Поскольку история как система координат человеческого опыта подчинила себе природу, человечество принялось думать о своем опыте в исторических категориях, а традиционные понятия философии с их внеисторизмом стали обнаруживать свою бессодержательность. Единственным мыслителем, который рискнул встретить этот нешуточный вызов лицом к лицу, оказался Гегель. Он решил, будто сумеет спасти философское предприятие от вставшей на повестку дня коренной перестройки человеческого сознания, если предложит рассматривать философию в качестве, по сути дела, истории философии - ни больше, ни меньше. Но представив свою философскую систему, подытожившую всю историческую перспективу, в качестве окончательной, то есть - надысторической, истины, Гегель положения не спас. В той мере, в какой гегелевская система была истинной, она подводила под философией черту. Подлинной философией могла считаться лишь последняя философская система. Тем самым снова, раз и навсегда, в мире устанавливалась “вечность”, а история приходила (либо уже подошла) к концу. Но история не желала стоять на месте. И простое течение времени доказывало банкротство гегелевской системы. Системы, но не метода. (Метод, распространивший свое могущество на все науки о человеке, сослужил службу, дав мощнейший и уникальный стимул к укреплению позиций исторического сознания.)
Теперь, после гегелевских усилий, поиск вечности как один из путей философской мысли, такая подкупавшая и непобедимая когда-то повадка ума предстала во всей своей ходульности и инфантилизме. Философия изнуряла себя в старомодных фантазиях разума, возвращавших к провинциальности духа, детству человечества. Как бы прочно ни увязывались философские положения в системе доводов, ум не мог отделаться от коренного вопроса о “смысле” входивших в эти положения терминов, вернуть начисто потерянное доверие к звонкой монете слов, подобные доводы обеспечивавших. Не справляясь с новым приливом все более обмирщенной, решительно более сведущей и результативной человеческой воли с ее опорой на подконтрольную, взнузданную, перекроенную “природу”, с ее рисковыми ходами в мире слишком конкретных моральных и политических прописей, которые не поспевали за ускоряющимися переменами человеческого ландшафта (в том числе - за явственным накоплением конкретного эмпирического знания в печатных книгах и документах), ключевые слова философии выглядели все более условными. Или, что то же самое, все более пустыми и обессмысленными.

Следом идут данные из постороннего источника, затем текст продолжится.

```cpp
extern "C" int mk_quad_lp_bwd(const void* a, int a_dtype, const void* b, int b_dtype, const float* wgt, const float* q,
                              const float* g, void* da, void* db, long long planes, long long hw, int mode, float p,
                              void* stream) {
    int rc = check_common(a, planes, hw, a_dtype, "quad_lp_bwd");
    if (rc) return rc;
    MK_REQUIRE(q && g && (da || db), "quad_lp_bwd: null pointer");
    MK_REQUIRE(b_dtype == MK_F32 || b_dtype == MK_BF16, "quad_lp_bwd: bad dtype %d", b_dtype);
    MK_REQUIRE(mode == 0 || mode == 1, "quad_lp_bwd: mode %d", mode);
    MK_REQUIRE(db == nullptr || b != nullptr, "quad_lp_bwd: db without b");
    hipStream_t s = (hipStream_t)stream;
    const int ch = mk_quad_lp_chunks(hw);
    const dim3 grid((unsigned)(planes * ch));
    if (a_dtype == MK_F32 && b_dtype == MK_F32)
        hipLaunchKernelGGL((quad_lp_bwd<float, float>), grid, dim3(NT), 0, s, (const float*)a, (const float*)b, wgt, q, g, (float*)da, (float*)db, hw, ch, mode, p);
    else if (a_dtype == MK_F32)
        hipLaunchKernelGGL((quad_lp_bwd<float, u16>), grid, dim3(NT), 0, s, (const float*)a, (const u16*)b, wgt, q, g, (float*)da, (u16*)db, hw, ch, mode, p);
    else if (b_dtype == MK_F32)
        hipLaunchKernelGGL((quad_lp_bwd<u16, float>), grid, dim3(NT), 0, s, (const u16*)a, (const float*)b, wgt, q, g, (u16*)da, (float*)db, hw, ch, mode, p);
    else
        hipLaunchKernelGGL((quad_lp_bwd<u16, u16>), grid, dim3(NT), 0, s, (const u16*)a, (const u16*)b, wgt, q, g, (u16*)da, (u16*)db, hw, ch, mode, p);
    return mk_check_launch("mk_quad_lp_bwd");
}
```

makani_amd/ops.py:

```python
import ctypes as C
import os
import weakref
from dataclasses import dataclass

import numpy as np
import torch

from . import _lib
from ._lib import MkGemm, check, dtype_code, lib, ptr, stream
from . import legendre as _leg


def round4(n: int) -> int:
    return (n + 3) // 4 * 4


GEMM_MODE = os.environ.get("MAKANI_AMD_GEMM", "auto")
if GEMM_MODE not in ("auto", "x6", "x3", "fp32"):
    raise ValueError(f"MAKANI_AMD_GEMM={GEMM_MODE!r}: expected auto, x6, x3 or fp32")


def gemm_mode() -> str:
    if GEMM_MODE != "auto":
        return GEMM_MODE
# ... 687 lines not shown


def round32(n: int) -> int:
    return (n + 31) // 32 * 32


class VectorMats:

    def __init__(self, nat, tr, band, L, nlat):
        self.nat, self.tr, self.band, self.L, self.nlat = nat, tr, band, L, nlat


def vector_legendre(X: torch.Tensor, vm: VectorMats, mode: int) -> torch.Tensor:
    gm = gemm_mode()
    if gm == "fp32":
        raise NotImplementedError("the vector Legendre kernels run on the split-bf16 engine (MAKANI_AMD_GEMM=auto, x6 or x3)")
    limbs = 3 if gm == "x6" else 2
    assert X.is_contiguous() and X.dtype == torch.float32
    ana = mode in (0, 2)
    if ana:
        M, nlat, _, R = X.shape
        Rp = R // 2
        assert nlat == vm.nlat
        out = torch.empty((vm.L, M, 2, Rp if mode == 2 else 2 * Rp), dtype=torch.float32, device=X.device)
        m0, m1, rows, K = vm.tr[0], vm.tr[1], vm.L, nlat
    else:
        L, M, _, R = X.shape
        Rp = R if mode == 3 else R // 2
        assert L == vm.L
        out = torch.empty((M, vm.nlat, 2, 2 * Rp), dtype=torch.float32, device=X.device)
        m0, m1, rows, K = vm.nat[0], vm.nat[1], vm.nlat, L
    assert m0.shape[0] == M and Rp % 32 == 0
    p0, p1 = limb_planes(m0), limb_planes(m1)
    lo, hi = vm.band if vm.band is not None else (None, None)
    prods = 1 if mode == 3 else 2
    with _timed(f"vlegendre_{'analysis' if ana else 'synthesis'}_k{vm.nlat}", flops=2.0 * prods * out.shape[-1] * 2 * vm.nlat * vm.L * M,
                nbytes=4.0 * (X.numel() + out.numel() + 2 * M * vm.L * vm.nlat)):
        check(lib().mk_vlegendre(ptr(p0), ptr(p1), p0.stride(0), p0.stride(1), p0.stride(2), limbs, ptr(X), ptr(out), mode,
                                 rows, K, M, Rp, 0, ptr(lo), ptr(hi), stream()), "mk_vlegendre")
    return out


class VAnalysisFn(torch.autograd.Function):

    @staticmethod
    def forward(ctx, F, vm, s_only=False):
        ctx.vm, ctx.s_only = vm, s_only
        return vector_legendre(F, vm, 2 if s_only else 0)

    @staticmethod
    def backward(ctx, gS):
        return vector_legendre(gS.contiguous(), ctx.vm, 3 if ctx.s_only else 1), None, None


class VSynthesisFn(torch.autograd.Function):

    @staticmethod
    def forward(ctx, S, vm, t_zero=False):
        ctx.vm, ctx.t_zero = vm, t_zero
        return vector_legendre(S, vm, 3 if t_zero else 1)

    @staticmethod
    def backward(ctx, gF):
        return vector_legendre(gF.contiguous(), ctx.vm, 2 if ctx.t_zero else 0), None, None


class VSToComplexFn(torch.autograd.Function):

    @staticmethod
    def forward(ctx, S, B, Cc):
        ctx.Cp = S.shape[3] // B
        return s_to_complex(S, B, Cc)

    @staticmethod
    def backward(ctx, gc):
        return complex_to_s(gc, ctx.Cp), None, None


class VComplexToSFn(torch.autograd.Function):
    @staticmethod
    def forward(ctx, c, Cp):
        ctx.meta = c.shape[:2]
        return complex_to_s(c, Cp)

    @staticmethod
    def backward(ctx, gS):
        B, Cc = ctx.meta
        return s_to_complex(gS.contiguous(), B, Cc), None


def _ws(planes, hw, dtype, device):
    ch = lib().mk_pointwise_chunks(hw, _lib.MK_BF16 if dtype == torch.bfloat16 else _lib.MK_F32, planes)
    return torch.empty((planes * ch * 2,), dtype=torch.float32, device=device)


def _batch_sum(sums, B, Cc):
    return sums if B == 1 else sums.view(2, B, Cc).sum(1)


_FUSED_SYNC = {}


def _fused_sync(nslots: int, planes: int, device):
    key = str(device)
    hit = _FUSED_SYNC.get(key)
    if hit is None or hit[0].numel() < nslots or hit[1].numel() < planes:
        if torch.cuda.is_current_stream_capturing():
            raise RuntimeError("one-pass instance norm: its hand-over buffers must exist before the step is captured (run a warm-up step)")
        torch.cuda.synchronize(device)
        slots = torch.full((max(nslots, 1 << 20),), -1, dtype=torch.int64, device=device)
        depart = torch.zeros((max(planes, 1 << 16),), dtype=torch.int32, device=device)
        hit = _FUSED_SYNC[key] = (slots, depart)
    return hit


def _fused_norm_chunks(x, planes, hw, quad, kind):
    if quad is not None or os.environ.get("MAKANI_AMD_NORM_FUSED", "1") != "1":
        return 0
    return int(lib().mk_instnorm_fused_chunks(hw, dtype_code(x), planes, kind))


class InstanceNormFn(torch.autograd.Function):

    @staticmethod
    def forward(ctx, x, gamma, beta, eps, fuse_gelu, pre_bias=None, quad=None, quad_sum=0.0):
        x = x.contiguous()
        B, Cc, H, W = x.shape
        planes, hw = B * Cc, H * W
        dt = dtype_code(x)
        stats = torch.empty((planes, 2), dtype=torch.float32, device=x.device)
        g = gamma.float().contiguous() if gamma is not None else None
        b = beta.float().contiguous() if beta is not None else None
        pb = pre_bias.float().contiguous() if pre_bias is not None else None
        y = torch.empty_like(x)
        ch = _fused_norm_chunks(x, planes, hw, quad, 0)
        if ch:
            slots, depart = _fused_sync(planes * ch, planes, x.device)
            with _timed(f"instnorm_fwd{'_gelu' if fuse_gelu else ''}_n{hw}", nbytes=2.0 * x.numel() * x.element_size()):
                check(lib().mk_instnorm_fwd_fused(ptr(x), ptr(y), dt, ptr(stats), ptr(g), ptr(b), ptr(pb), ptr(slots), ptr(depart), planes, Cc, hw,
                                                  eps, 1 if fuse_gelu else 0, stream()), "instnorm_fwd_fused")
        else:
            ws = _ws(planes, hw, x.dtype, x.device)
            with _timed(f"instnorm_fwd{'_gelu' if fuse_gelu else ''}_n{hw}", nbytes=3.0 * x.numel() * x.element_size()):
                check(lib().mk_instnorm_fwd(ptr(x), ptr(y), dt, ptr(stats), ptr(ws), ptr(g), ptr(b), ptr(pb), ptr(quad), float(quad_sum),
                                            planes, Cc, hw, eps, 1 if fuse_gelu else 0, stream()), "instnorm_fwd")
        ctx.save_for_backward(x, stats, g, b, pb, quad)
        ctx.quad_sum = float(quad_sum)
        ctx.fuse_gelu = fuse_gelu
        return y

    @staticmethod
    def backward(ctx, gy):
        x, stats, g, b, pb, quad = ctx.saved_tensors
        B, Cc, H, W = x.shape
        planes, hw = B * Cc, H * W
        gy = gy.contiguous()
        if gy.dtype != x.dtype:
            gy = gy.to(x.dtype)
        gx = torch.empty_like(x)
        sums = torch.empty((2, planes), dtype=torch.float32, device=x.device)
        ch = _fused_norm_chunks(x, planes, hw, quad, 2 if ctx.fuse_gelu else 1)
        if ch:
            slots, depart = _fused_sync(planes * ch, planes, x.device)
            with _timed(f"instnorm_bwd{'_gelu' if ctx.fuse_gelu else ''}_n{hw}", nbytes=3.0 * x.numel() * x.element_size()):
                check(lib().mk_instnorm_bwd_fused(ptr(x), ptr(gy), ptr(gx), dtype_code(x), ptr(stats), ptr(g), ptr(b), ptr(pb), ptr(sums),
                                                  ptr(slots), ptr(depart), planes, Cc, hw, 1 if ctx.fuse_gelu else 0, stream()), "instnorm_bwd_fused")
        else:
            ws = _ws(planes, hw, x.dtype, x.device)
            with _timed(f"instnorm_bwd{'_gelu' if ctx.fuse_gelu else ''}_n{hw}", nbytes=5.0 * x.numel() * x.element_size()):
                check(lib().mk_instnorm_bwd(ptr(x), ptr(gy), ptr(gx), dtype_code(x), ptr(stats), ptr(g), ptr(b), ptr(pb), ptr(quad),
                                            ctx.quad_sum, ptr(sums), ptr(ws), planes, Cc, hw, hw, 0, 1 if ctx.fuse_gelu else 0,
                                            stream()), "instnorm_bwd")
        s = _batch_sum(sums, B, Cc)
        gpb = torch.zeros_like(pb) if (pb is not None and ctx.needs_input_grad[5]) else None
        return gx, (s[1] if g is not None else None), (s[0] if b is not None else None), None, None, gpb, None, None


class ChannelLayerNormFn(torch.autograd.Function):

    @staticmethod
    def forward(ctx, x, gamma, beta, eps, out_dtype):
        x = x.contiguous()
        B, Cc, H, W = x.shape
        P = H * W
        y = torch.empty((B, Cc, H, W), dtype=out_dtype, device=x.device)
        stats = torch.empty((B, 2, P), dtype=torch.float32, device=x.device)
        g = gamma.float().contiguous() if gamma is not None else None
        b = beta.float().contiguous() if beta is not None else None
        with _timed(f"chan_layernorm_fwd_n{P}", nbytes=float(x.numel()) * (2 * x.element_size() + y.element_size())):
            check(lib().mk_chan_layernorm_fwd(ptr(x), dtype_code(x), ptr(y), dtype_code(y), ptr(stats), ptr(g), ptr(b), B, Cc, P,
                                              float(eps), stream()), "mk_chan_layernorm_fwd")
        ctx.save_for_backward(x, stats, g)
        ctx.has = (gamma is not None, beta is not None)
        return y

    @staticmethod
    def backward(ctx, gy):
        x, stats, g = ctx.saved_tensors
        B, Cc, H, W = x.shape
        P = H * W
        gy = gy.contiguous()
        if gy.dtype not in (torch.float32, x.dtype):
            gy = gy.float()
        gx = dg = db = None
        if ctx.needs_input_grad[0]:
            gx = torch.empty_like(x)
            with _timed(f"chan_layernorm_bwd_n{P}", nbytes=float(x.numel()) * (3 * x.element_size() + 2 * gy.element_size())):
                check(lib().mk_chan_layernorm_bwd(ptr(x), dtype_code(x), ptr(gy), dtype_code(gy), ptr(gx), ptr(stats), ptr(g), B, Cc, P,
                                                  stream()), "mk_chan_layernorm_bwd")
        if (ctx.has[0] and ctx.needs_input_grad[1]) or (ctx.has[1] and ctx.needs_input_grad[2]):
            ch = lib().mk_chan_layernorm_chunks(Cc, P)
            part = torch.empty((2, Cc, ch), dtype=torch.float32, device=x.device)
            check(lib().mk_chan_layernorm_wgrad(ptr(x), dtype_code(x), ptr(gy), dtype_code(gy), ptr(stats), ptr(part), B, Cc, P,
                                                stream()), "mk_chan_layernorm_wgrad")
            sums = part.sum(dim=2)
            dg = sums[0] if ctx.has[0] else None
            db = sums[1] if ctx.has[1] else None
        return gx, dg, db, None, None


class BiasGeluFn(torch.autograd.Function):

    @staticmethod
    def forward(ctx, x, bias):
        x = x.contiguous()
        B, Cc, H, W = x.shape
        bf = bias.float().contiguous() if bias is not None else None
        y = torch.empty_like(x)
        check(lib().mk_bias_gelu_fwd(ptr(x), ptr(bf), ptr(y), dtype_code(x), B * Cc, Cc, H * W, stream()), "bias_gelu_fwd")
        ctx.save_for_backward(x, bf)
        return y

    @staticmethod
    def backward(ctx, gy):
        x, bf = ctx.saved_tensors
        B, Cc, H, W = x.shape
        planes, hw = B * Cc, H * W
        gy = gy.contiguous()
        if gy.dtype != x.dtype:
            gy = gy.to(x.dtype)
        gx = torch.empty_like(x)
        need_b = bf is not None and ctx.needs_input_grad[1]
        sums = torch.empty((2, planes), dtype=torch.float32, device=x.device) if need_b else None
        ws = _ws(planes, hw, x.dtype, x.device) if need_b else None
        check(lib().mk_bias_gelu_bwd(ptr(x), ptr(bf), ptr(gy), ptr(gx), ptr(sums), ptr(ws), dtype_code(x), planes, Cc,
                                     hw, stream()), "bias_gelu_bwd")
        gb = _batch_sum(sums, B, Cc)[0] if need_b else None
        return gx, gb


def round8(n: int) -> int:
    return (n + 7) // 8 * 8


def pad_weight_bf16(w2d: torch.Tensor) -> torch.Tensor:
    M, K = w2d.shape
    lda = round8(K)
    if lda == K:
        return w2d.to(torch.bfloat16).contiguous()
    out = torch.zeros((M, lda), dtype=torch.bfloat16, device=w2d.device)
    out[:, :K] = w2d
    return out


def conv1x1_nn(A: torch.Tensor, K: int, x: torch.Tensor, bias=None, act=False, want_pre=False, residual=None,
               gelu_grad_of=None):
    B, Kx, H, W = x.shape
    assert Kx == K and x.dtype == torch.bfloat16 and A.dtype == torch.bfloat16
    x = x.contiguous()
    M, lda = A.shape
    N = H * W
    y = torch.empty((B, M, H, W), dtype=torch.bfloat16, device=x.device)
    ypre = torch.empty_like(y) if (act and want_pre) else None
    bf = bias.float().contiguous() if bias is not None else None
    r = residual.contiguous() if residual is not None else None
    g = gelu_grad_of.contiguous() if gelu_grad_of is not None else None
    extra = (ypre is not None) + (r is not None) + (g is not None)
    with _timed(f"conv1x1_nn_m{M}_k{K}_n{N}", flops=2.0 * B * M * K * N, nbytes=2.0 * B * N * (M * (1 + extra) + K)):
        check(lib().mk_conv1x1_nn(ptr(A), ptr(x), ptr(y), ptr(ypre), ptr(bf), ptr(r), ptr(g), M, K, lda, B, N,
                                  1 if act else 0, stream()), "mk_conv1x1_nn")
    return y, ypre


def conv1x1_wgrad(g: torch.Tensor, x: torch.Tensor, want_bias: bool = False):
    B, M, H, W = g.shape
    K = x.shape[1]
    N = H * W
    g, x = g.contiguous(), x.contiguous()
    nws = lib().mk_conv1x1_wgrad_workspace(M, K, B, N)
    part = torch.empty((nws,), dtype=torch.float32, device=g.device)
    dW = torch.empty((M, K), dtype=torch.float32, device=g.device)
    fused = want_bias and bool(lib().mk_conv1x1_wgrad_fuses_bias(M, K, B, N))
    with _timed(f"conv1x1_wgrad_m{M}_k{K}_n{N}", flops=2.0 * B * M * K * N, nbytes=2.0 * B * N * (M + K)):
        if fused:
            db = torch.empty((M,), dtype=torch.float32, device=g.device)
            check(lib().mk_conv1x1_wgrad_bias(ptr(g), ptr(x), ptr(dW), ptr(db), ptr(part), M, K, B, N, 0, stream()), "mk_conv1x1_wgrad_bias")
        else:
            check(lib().mk_conv1x1_wgrad(ptr(g), ptr(x), ptr(dW), ptr(part), M, K, B, N, 0, stream()), "mk_conv1x1_wgrad")
    if not want_bias:
        return dW
    return dW, (db if fused else _sum_planes(g))


def _sum_planes(t: torch.Tensor) -> torch.Tensor:
    if not (t.is_cuda and t.dim() == 4 and t.dtype in (torch.bfloat16, torch.float32)):
        raise RuntimeError("makani_amd ops need 4-d bf16 / fp32 GPU tensors (the HIP path has no CPU fallback)")
    t = t.contiguous()
    B, Cc, H, W = t.shape
    sums = torch.empty((2, B * Cc), dtype=torch.float32, device=t.device)
    check(lib().mk_plane_sums(ptr(t), dtype_code(t), ptr(sums), ptr(_ws(B * Cc, H * W, t.dtype, t.device)), B * Cc, H * W,
                              stream()), "mk_plane_sums")
    return _batch_sum(sums, B, Cc)[0]
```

Сносившись в ходе этих небывалых по масштабу перемен, традиционные для философии и досужие в их “абстрактности” фигуры мысли теперь, казалось, не соответствовали ничему: они уже не наполнялись смыслом, который извлекал прежде из их употребления любой думающий человек. Описывая ли Бытие (действительность, мир, вселенную) или - по другой версии, составившей одну из первых и мощнейших оборонительных линий философского предприятия (Бытие, действительность, мир, вселенная объявлялись тут лежащими “вне пределов” разума), - описывая только сам разум, философия больше не внушала доверия к своим способностям достичь обещанной цели: дать людям доступные формализации модели какого бы то ни было понимания. В конце концов, языковому обиходу философии потребовались иные тактики обороны, перегруппировка сил.
Одним из ответов на провал философского системосозидания в девятнадцатом веке стал подъем идеологий - открыто и агрессивно анти-философских систем мысли, принявших форму тех или иных “положительных” либо описательных наук о человеке. Можно вспомнить Конта, Маркса, Фрейда, первопроходцев антропологии, социологии, лингвистики.
Другим откликом на крах стал новый тип философствования - личный по тону (а то и прямо автобиографический), афористичный, лирический, антисистемный. Лучшие образцы здесь - Кьеркегор, Ницше, Витгенштейн. Чоран - крупнейший представитель подобной школы письма на нынешний день. Отправная точка этой современной постфилософской школы философствования - в осознании развала всех традиционных форм философского языка. Немногочисленные возможности, которые уцелели, исковерканы: это речь либо в форме обрывков (афоризм, заметка, дневниковая запись), либо на грани перехода в другие формы (притча, стихотворение, философская сказка, литературно-критический разбор).